夜钓如人生,半江瑟瑟是尘世倒影,半江星辉才是心灵的真正收获。我要发表——
夏日的白昼总是太长,阳光像熔化的铁水,泼洒在每一寸裸露的皮肤上。待到日影西沉,我方能从暑气中抽身,拎起钓竿,向河岸走去。
夜色渐浓,河面泛起幽蓝的光。搓一团酒米拌香的饵料,甩竿时手腕轻抖,铅坠划破夜空,“咚”的一声没入暗流。对岸灯火零星,倒映水中,被水波揉碎,又拼凑成另一种星辰。抬头望天,银河低垂,仿佛一伸手便能掬一捧星子;低头看水,星光又沉入河底,与暗流共舞。这便是“半江瑟瑟半江星”——一半是幽暗的流水,一半是碎落的星河。

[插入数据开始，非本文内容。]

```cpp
struct ArmaLaneModel {
    static constexpr int D = 4;
    static constexpr bool HAS_WIDE = true;
    using cptr = const __attribute__((address_space(4))) double*;
// ... 657 lines not shown
            const unsigned int a0 = lo < 64u ? 64u : lo, b0 = w_count < lo + 64u ? w_count : lo + 64u;
            if (wi < w_words && b0 > a0) rm = (b0 - a0 >= 64u ? ~0ull : (1ull << (b0 - a0)) - 1ull) << (a0 - lo);
        }
        n_ready = w_count - (unsigned int)kN3Block;
    }
    PROF_DECL;
#ifdef SMCN_PROFILE
    unsigned long long iters = 0;
#endif
#ifdef SMCN_PROFILE_PHASE
    unsigned int prof_t0 = 0u;
#endif
    auto emit_record = [&](bool last, uint32_t qdone, bool ovdone, int nldone) __attribute__((always_inline)) {
        const gptr2 orec = (compact && last) ? out2 + p : out_cur;
        out_cur += out_stride;
        d2 t;
        const unsigned long long s0 = (unsigned long long)(unsigned)nldone | ((unsigned long long)(unsigned)j << 32);
#pragma unroll
        for (int k = 0; k < VH; ++k) {
            t.x = rx[2 * k];
            t.y = (2 * k + 1 < D) ? rx[2 * k + 1 < D ? 2 * k + 1 : 0] : 0.0;
            orec[k * N] = t;
        }
        PROF(12);
        if (compact && !last) {
            double k1 = 0.0;
#pragma unroll
            for (int k = 0; k < D; ++k) k1 = fma(rr[k], rr[k], k1);
            const double cst = 0.5 * D * kLog2Pi;
            const double qk = -0.5 * k0 - cst;
            const double Lk = -0.5 * k1 - cst;
            const double c1 = combine_lp(rl.x, rl.y, 1.0);
            const double c0 = combine_lp(lpri0, llik0, 1.0);
            lw = lw + c1 - c0 + Lk - qk;
            t.x = lw;
            t.y = __longlong_as_double((long long)s0);
            orec[VH * N] = t;
        } else {
#pragma unroll
            for (int k = 0; k < VH; ++k) {
                t.x = rr[2 * k];
                t.y = (2 * k + 1 < D) ? rr[2 * k + 1 < D ? 2 * k + 1 : 0] : 0.0;
                orec[(VH + k) * N] = t;
            }
            orec[2 * VH * N] = rl;
            t.x = lpri0; t.y = llik0;
            orec[(2 * VH + 1) * N] = t;
            const unsigned long long s1 = (unsigned long long)qdone | ((unsigned long long)(ovdone ? 1u : 0u) << 32);
            t.x = __longlong_as_double((long long)s0);
            t.y = __longlong_as_double((long long)s1);
            orec[(2 * VH + 2) * N] = t;
        }
    };
    unsigned int it = 0u;
    for (;; ++it) {
        PROF(7);
        if constexpr (QUEUE) {
            if (__ballot(phase != DONE || have_next || own_wait) == 0ull && n_ready == 0u) break;
        }
        const bool act = phase != DONE;
#ifdef SMCN_PROFILE_TAIL
        PROF_ON(__popcll(__ballot(act)) <= SMCN_PROFILE_TAIL);
#endif
#ifdef SMCN_PROFILE
        if (prof_on_) ++iters;
#endif
#ifdef SMCN_PROFILE_PHASE
        prof_ph_ = it & 3u;
        if (phase == INIT) prof_t0 = it;
        {
            const unsigned long long inph = __ballot(act && (prof_t0 & 3u) != 0u) == 0ull ? 1ull : 0ull;
            prof_inph_ = inph != 0ull;
            pacc_[4] += prof_ph_ == 0u ? 1ull : 0ull; pacc_[8] += prof_ph_ == 0u ? inph : 0ull;
            pacc_[5] += prof_ph_ == 1u ? 1ull : 0ull; pacc_[9] += prof_ph_ == 1u ? inph : 0ull;
            pacc_[6] += prof_ph_ == 2u ? 1ull : 0ull; pacc_[10] += prof_ph_ == 2u ? inph : 0ull;
            pacc_[7] += prof_ph_ == 3u ? 1ull : 0ull; pacc_[11] += prof_ph_ == 3u ? inph : 0ull;
        }
#endif
        if constexpr (!TAPE) {
            int need = 1;
            if (phase == LEAF) {
                const int t1 = __builtin_ctz(~(unsigned)i);
                need = (t1 >= j) ? j + 2 : t1;
            }
            need = need > 7 ? 7 : need;
            const unsigned long long am0 = __ballot(act);
            const int na0 = __popcll(am0);
            if (Model::HAS_WIDE && (a.wide & 2) != 0 && na0 <= 16) {
                const int avail = (int)(qfill - q);
                if (__ballot(act && avail < (need > 2 ? need : 2)) != 0ull) {
                    using u4 = unsigned int __attribute__((ext_vector_type(4)));
                    u4* const XU = reinterpret_cast<u4*>(XCH);
                    const int rank = (int)__builtin_amdgcn_mbcnt_hi((unsigned)(am0 >> 32), __builtin_amdgcn_mbcnt_lo((unsigned)am0, 0u));
                    if (act) {
                        u4 w;
                        w.x = qfill | ((unsigned)lane << 16); w.y = q;
                        w.z = (uint32_t)(a.particle_base + p); w.w = a.iter + (uint32_t)b;
                        XU[rank] = w;
                    }
                    wave_exchange_fence();
                    const int g4 = lane >> 2, h4 = lane & 3;
                    if (g4 < na0) {
                        const u4 w = XU[g4];
                        const uint32_t oq = w.x & 0xFFFFu, ol = w.x >> 16;
                        if ((int)(oq - w.y) + 2 * (h4 + 1) <= 8) {
                            const u32x4 o = philox4x32_10({(oq >> 1) + (uint32_t)h4, w.z, w.w, kStreamNuts}, (uint32_t)a.seed,
// ... 14 lines not shown
            if (act && (int)(qfill - q) <= 6) refill();
            for (;;) {
                const int avail = (int)(qfill - q);
                if (__ballot(act && avail < need) == 0ull) break;
                if (act && avail <= 6) refill();
            }
            }
            const uint32_t qt = q + (uint32_t)(phase == LEAF ? j : 0);
            up0 = ring_read(q); up1 = ring_read(q + 1u);
            utop = ring_read(qt); udir = ring_read(phase == LEAF ? qt + 1u : qt);
            pre_ok = (int)(qfill - qt) > 1;
        }
        PROF(0);

        const double e = dir * eps, h = dir * eps / 2;
        if (phase == LEAF) {
#pragma unroll
            for (int k = 0; k < D; ++k) r[k] = r[k] + h * g[k];
#pragma unroll
            for (int k = 0; k < D; ++k) x[k] = x[k] + e * r[k];
        }
        double lpri = 0.0, llik = 0.0, gp[D], gl[D];
#pragma unroll
        for (int k = 0; k < D; ++k) { gp[k] = 0.0; gl[k] = 0.0; }
        PROF(1);
        if constexpr (Model::HAS_WIDE) {
            const unsigned long long amask = __ballot(act);
            const int nact = __popcll(amask);
            double ss = 0.0, gm = 0.0, gb = 0.0, gt = 0.0;
            if (!wide_ok || nact > 16) {
                if (act) model.recur(x, ss, gm, gb, gt);
            } else if (nact > 8) model.template recur_wide<4>(x, act, amask, Yl, XCH, lane, ss, gm, gb, gt);
            else if (nact > 4) model.template recur_wide<8>(x, act, amask, Yl, XCH, lane, ss, gm, gb, gt);
            else if (nact > 2 || !wide_rows) model.template recur_wide<16>(x, act, amask, Yl, XCH, lane, ss, gm, gb, gt);
            else if (nact == 2) model.template recur_wide<32>(x, act, amask, Yl, XCH, lane, ss, gm, gb, gt);
            else model.template recur_wide<64>(x, act, amask, Yl, XCH, lane, ss, gm, gb, gt);
            if (act) model.finish(x, ss, gm, gb, gt, lpri, llik, gp, gl);
        } else {
            if (act) model.eval(x, lpri, llik, gp, gl);
        }
        PROF(2);
        double lp = lpri + phi * llik;
#pragma unroll
        for (int k = 0; k < D; ++k) g[k] = fma(phi, gl[k], gp[k]);
        if (!finite_d(lp)) {
            mov64(lp, -kInf);
#pragma unroll
            for (int k = 0; k < D; ++k) mov64(g[k], -kInf);
        }

        bool start_doubling = false;
        bool tree_end = false;
        const bool init = phase == INIT;
#ifdef SMCN_PROFILE_PHASE
        bool prof_park0 = false;
#endif
        if (phase == LEAF) {
            double kin = 0.0;
#pragma unroll
            for (int k = 0; k < D; ++k) r[k] = r[k] + h * g[k];
#pragma unroll
            for (int k = 0; k < D; ++k) kin = fma(r[k], r[k], kin);
            ++nleap;
            const double joint = lp - 0.5 * kin;
            int nsub = (logu < joint) ? 1 : 0;
            bool ssub = (logu - a.delta_max) >= joint;
            d2 leafl;
            leafl.x = lpri; leafl.y = llik;
            {
                const bool opens = j > 0 && (i & 1) == 0;
                const int lopen = opens ? ((i == 0) ? j : (__ffs(i) - 1)) : 0;
                if (lopen >= 1) {
                    movv(f1x, x); movv(f1r, r);
                    if (lopen >= 2) { movv(f2x, x); movv(f2r, r); }
                }
                for (int l = 3; l <= lopen; ++l)
                    with_first(l, [&](auto fp) __attribute__((always_inline)) { st_vec(fp, x); st_vec(fp + VH * 64, r); });
            }
            int csrc = -1;
            auto cand_value = [&](bool need, double (&cx)[D], double (&cr)[D], d2& cl) __attribute__((always_inline)) {
#pragma unroll
                for (int k = 0; k < D; ++k) { cx[k] = x[k]; cr[k] = r[k]; }
                cl = leafl;
                if (need && csrc >= 0) {
                    if (csrc == 0) { movv(cx, c0x); movv(cr, c0r); movd2(cl, c0l); }
                    else if (csrc == 1) { movv(cx, c1x); movv(cr, c1r); movd2(cl, c1l); }
                    else with_cand(csrc, [&](auto cp) __attribute__((always_inline)) {
                        double tx[D], tr[D];
                        ld_vec(cp, tx); ld_vec(cp + VH * 64, tr);
                        const d2 tl = cp[2 * VH * 64];
                        movv(cx, tx); movv(cr, tr); movd2(cl, tl);
                    });
                }
            };
            auto merge = [&](int m, double u, int nfirst, const double (&fx)[D], const double (&fr)[D]) __attribute__((always_inline)) {
                const int den = (nfirst + nsub) > 1 ? (nfirst + nsub) : 1;
                const bool keep = !(fma(u, (double)den, -(double)nsub) < 0.0);
                csrc = keep ? m : csrc;
                nsub += nfirst;
                double A = 0.0, B = 0.0;
#pragma unroll
                for (int k = 0; k < D; ++k) {
                    const double d = x[k] - fx[k];
                    A = fma(d, fr[k], A);
                    B = fma(d, r[k], B);
                }
                ssub = is_uturn(A, B, dir);
            };
            PROF(3);
            int m = 0, how = 0;
            auto ends = [&]() __attribute__((always_inline)) -> int {
                return ssub ? 1 : (m == j ? 2 : ((((i >> m) & 1) == 0) ? 3 : 0));
            };
            how = ends();
            const bool all_park0 = a.phase_paths != 0 && __ballot(how != 3) == 0ull;
#ifdef SMCN_PROFILE_PHASE
            prof_park0 = all_park0;
#endif
            if (all_park0) {
                movv(c0x, x); movv(c0r, r); movd2(c0l, leafl);
                n0 = nsub;
                ++i;
            } else {
                if (how == 0) {
                    double u;
                    if constexpr (TAPE) u = ring_draw(); else { u = up0; ++q; }
                    merge(0, u, n0, f1x, f1r);
                    m = 1;
                    how = ends();
                }
                if (how == 0) {
                    double u;
                    if constexpr (TAPE) u = ring_draw(); else { u = up1; ++q; }
                    merge(1, u, n1, f2x, f2r);
                    m = 2;
                    how = ends();
                }
                while (how == 0) {
                    double fx[D], fr[D];
                    const int nfirst = (int)*nst_ptr(m);
                    with_first(m + 1, [&](auto fp) __attribute__((always_inline)) { ld_vec(fp, fx); ld_vec(fp + VH * 64, fr); });
                    const double u = ring_draw();
                    merge(m, u, nfirst, fx, fr);
                    ++m;
                    how = ends();
                }
                PROF(8);
                bool done = false, stop = false, acc = false;
                if (how == 1) {
                    q += (uint32_t)__popc((unsigned)(i >> m) & ((1u << (j - m)) - 1u));
                    done = true; stop = true;
                } else if (how == 2) {
                    double u;
                    if (TAPE || !pre_ok) u = ring_draw(); else { u = utop; ++q; }
                    acc = nsub >= n || fma(u, (double)n, -(double)nsub) < 0.0;
                    double A = 0.0, B = 0.0;
#pragma unroll
                    for (int k = 0; k < D; ++k) {
                        const double d = x[k] - ex[k];
                        A = fma(d, er[k], A);
                        B = fma(d, r[k], B);
                    }
                    stop = is_uturn(A, B, dir);
                    done = true;
                }
                PROF(9);
                {
                    double cx[D], cr[D];
                    d2 cl;
                    const bool park = how == 3;
                    cand_value(park || acc, cx, cr, cl);
                    if (acc) { movv(rx, cx); movv(rr, cr); movd2(rl, cl); }
                    if (park) {
                        if (m == 0) { movv(c0x, cx); movv(c0r, cr); movd2(c0l, cl); }
                        else if (m == 1) { movv(c1x, cx); movv(c1r, cr); movd2(c1l, cl); }
                        else {
                            with_cand(m, [&](auto crec) __attribute__((always_inline)) { st_vec(crec, cx); st_vec(crec + VH * 64, cr); crec[2 * VH * 64] = cl; });
                            *nst_ptr(m) = (unsigned short)nsub;
                        }
                    }
                    n0 = (park && m == 0) ? nsub : n0;
                    n1 = (park && m == 1) ? nsub : n1;
                }
                PROF(4);
                if (!done) {
                    ++i;
                } else {
                    n += nsub;
                    ++j;
                    if (stop || j > a.max_depth) {
                        if constexpr (QUEUE) {
                            tree_end = true;
                        } else {
                            const bool more = b + 1 < a.B;
                            const int bdone = b;
                            const uint32_t qdone = q;
                            const bool ovdone = overflow;
                            const int nldone = nleap;
                            if (more) movv(x, rx);
                            phase = DONE;
                            take_record(more);
                            b = more ? bdone + 1 : b;
                            PROF(10);
                            emit_record(!more, qdone, ovdone, nldone);
                            PROF(13);
                            if (more && bdone + 2 < a.B) request();
                            if (more && ((it + 1u) & (unsigned int)(a.tree_align - 1)) != 0u) {
                                phase = DONE;
                                own_wait = true;
                            }
                        }
                    } else {
                        start_doubling = true;
                    }
                }
            }
        }
        if constexpr (QUEUE) {
            if (__ballot(tree_end || (phase == DONE && (have_next || own_wait || n_ready != 0u))) != 0ull) {
                __builtin_amdgcn_s_waitcnt(0x0F70);
                const bool idle = phase == DONE;
                const bool sd = b + 1 >= b_end;
                const bool last = tree_end && b + 1 >= a.B;
                const bool in_step = ((it + 1u) & (unsigned int)(a.seg_align - 1)) == 0u;
                const bool to_next = have_next && ((tree_end && sd) || idle);
                const bool take = to_next && in_step;
                const bool push = tree_end && have_next && sd && !last;
                const bool to_own = (tree_end && !(have_next && sd) && !last) || (idle && own_wait);
                const bool cont = to_own && in_step;
                own_wait = to_own && !in_step;
                const bool seg_done = cont && sd;
                const int bdone = b;
                const uint32_t qdone = q;
                const bool ovdone = overflow;
                const int nldone = nleap;
                if (cont) movv(x, rx);
                phase = tree_end ? (int)DONE : phase;
                take_record(cont || take);
                PROF(10);
                if (tree_end) emit_record(last, qdone, ovdone, nldone);
                const unsigned long long pm = __ballot(push);
                if (pm != 0ull) {
                    if (push) {
                        const gptr2 ho = (gptr2)a.handover + ((size_t)p * (nseg - 1) + (size_t)seg) * (VH + 1);
                        d2 t;
#pragma unroll
                        for (int k = 0; k < VH; ++k) {
                            t.x = rx[2 * k];
                            t.y = (2 * k + 1 < D) ? rx[2 * k + 1 < D ? 2 * k + 1 : 0] : 0.0;
                            ho[k] = t;
                        }
                        t.x = lw; t.y = 0.0;
                        ho[VH] = t;
                    }
                    const unsigned int ip = (unsigned int)(p - w_start);
                    const unsigned int pw = (unsigned int)(seg + 1) * w_words + (ip >> 6), pb = ip & 63u;
                    for (unsigned long long m = pm; m != 0ull; m &= m - 1ull) {
                        const int l = (int)__builtin_ctzll(m);
                        const unsigned int wu = (unsigned int)__builtin_amdgcn_readlane((int)pw, l);
                        const unsigned int bu = (unsigned int)__builtin_amdgcn_readlane((int)pb, l);
                        if ((unsigned int)lane == wu) rm |= 1ull << bu;
                    }
                    n_ready += (unsigned int)__popcll(pm);
                }
                if (take) {
#pragma unroll
                    for (int k = 0; k < D; ++k) mov64(x[k], hx_next[k]);
                    mov64(lw, lw_next);
                    if constexpr (TAPE) { toff = toff_next; tlen = tlen_next; }
// ... 116 lines not shown
```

浮标钉住水面,夜的寂静愈发深沉。远处蛙鸣三两声,近处虫吟窸窣。夏夜,愈发安宁。我忽然想起小时候随祖父夜钓,他总说:“钓鱼的人,钓的不是鱼,是心。”那时不解,如今坐在这星河与水波之间,才恍惚明白:夜钓的乐趣,或许就在于这份独处的奢侈。
不知过了多久,浮标忽然一沉。我下意识提竿,钓线瞬间绷紧,竿梢弯成一道危险的弧。水下的力道极大,鱼线割开水面,溅起细碎的水花,在月光下闪烁如银屑。这是一场无声的角力——鱼在挣扎,我在收线,而星河在上,静默旁观。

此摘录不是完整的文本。